- **Exercise brief**
Write out, word for word, every line in the data below from the one containing "1ull, __ATOMIC_RELAXED, __HIP_MEMORY_SCOPE_AGENT);" to the one containing "int t = threadIdx.x;", both of them included.

- **Data extracts**

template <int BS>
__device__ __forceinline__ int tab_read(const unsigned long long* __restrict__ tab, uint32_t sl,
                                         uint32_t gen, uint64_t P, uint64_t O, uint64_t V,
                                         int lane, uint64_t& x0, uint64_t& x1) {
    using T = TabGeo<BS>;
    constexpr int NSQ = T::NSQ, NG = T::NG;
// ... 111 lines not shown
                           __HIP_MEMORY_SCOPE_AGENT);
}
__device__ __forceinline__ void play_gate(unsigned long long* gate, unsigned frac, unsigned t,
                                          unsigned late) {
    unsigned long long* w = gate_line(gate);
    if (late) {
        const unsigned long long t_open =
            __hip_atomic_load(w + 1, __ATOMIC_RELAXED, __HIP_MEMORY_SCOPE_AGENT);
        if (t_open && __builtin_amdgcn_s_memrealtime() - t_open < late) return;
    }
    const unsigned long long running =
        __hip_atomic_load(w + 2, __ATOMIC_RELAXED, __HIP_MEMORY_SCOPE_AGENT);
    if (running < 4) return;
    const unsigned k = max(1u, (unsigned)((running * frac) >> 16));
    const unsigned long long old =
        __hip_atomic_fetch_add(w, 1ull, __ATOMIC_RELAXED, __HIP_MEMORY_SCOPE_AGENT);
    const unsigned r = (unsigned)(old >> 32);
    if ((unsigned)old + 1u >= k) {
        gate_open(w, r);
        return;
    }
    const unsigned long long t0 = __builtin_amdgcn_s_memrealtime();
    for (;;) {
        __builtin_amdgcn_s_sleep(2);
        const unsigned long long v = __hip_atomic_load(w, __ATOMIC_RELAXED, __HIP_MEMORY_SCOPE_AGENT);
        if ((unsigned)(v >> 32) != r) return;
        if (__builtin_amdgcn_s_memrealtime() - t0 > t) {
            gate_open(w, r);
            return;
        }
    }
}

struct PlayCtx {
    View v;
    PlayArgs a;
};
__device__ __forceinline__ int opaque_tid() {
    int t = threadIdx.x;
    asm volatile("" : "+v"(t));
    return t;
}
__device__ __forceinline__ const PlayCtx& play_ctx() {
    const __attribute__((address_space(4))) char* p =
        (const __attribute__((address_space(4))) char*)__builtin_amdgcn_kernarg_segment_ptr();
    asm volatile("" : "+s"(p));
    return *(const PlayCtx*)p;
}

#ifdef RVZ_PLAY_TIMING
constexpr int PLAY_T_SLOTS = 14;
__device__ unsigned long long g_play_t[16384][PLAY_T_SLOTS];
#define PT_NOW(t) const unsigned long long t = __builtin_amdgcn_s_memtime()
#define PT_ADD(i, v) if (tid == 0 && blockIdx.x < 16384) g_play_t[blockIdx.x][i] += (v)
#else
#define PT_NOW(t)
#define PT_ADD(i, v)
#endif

- **Result of the task**
        __hip_atomic_fetch_add(w, 1ull, __ATOMIC_RELAXED, __HIP_MEMORY_SCOPE_AGENT);
    const unsigned r = (unsigned)(old >> 32);
    if ((unsigned)old + 1u >= k) {
        gate_open(w, r);
        return;
    }
    const unsigned long long t0 = __builtin_amdgcn_s_memrealtime();
    for (;;) {
        __builtin_amdgcn_s_sleep(2);
        const unsigned long long v = __hip_atomic_load(w, __ATOMIC_RELAXED, __HIP_MEMORY_SCOPE_AGENT);
        if ((unsigned)(v >> 32) != r) return;
        if (__builtin_amdgcn_s_memrealtime() - t0 > t) {
            gate_open(w, r);
            return;
        }
    }
}

struct PlayCtx {
    View v;
    PlayArgs a;
};
__device__ __forceinline__ int opaque_tid() {
    int t = threadIdx.x;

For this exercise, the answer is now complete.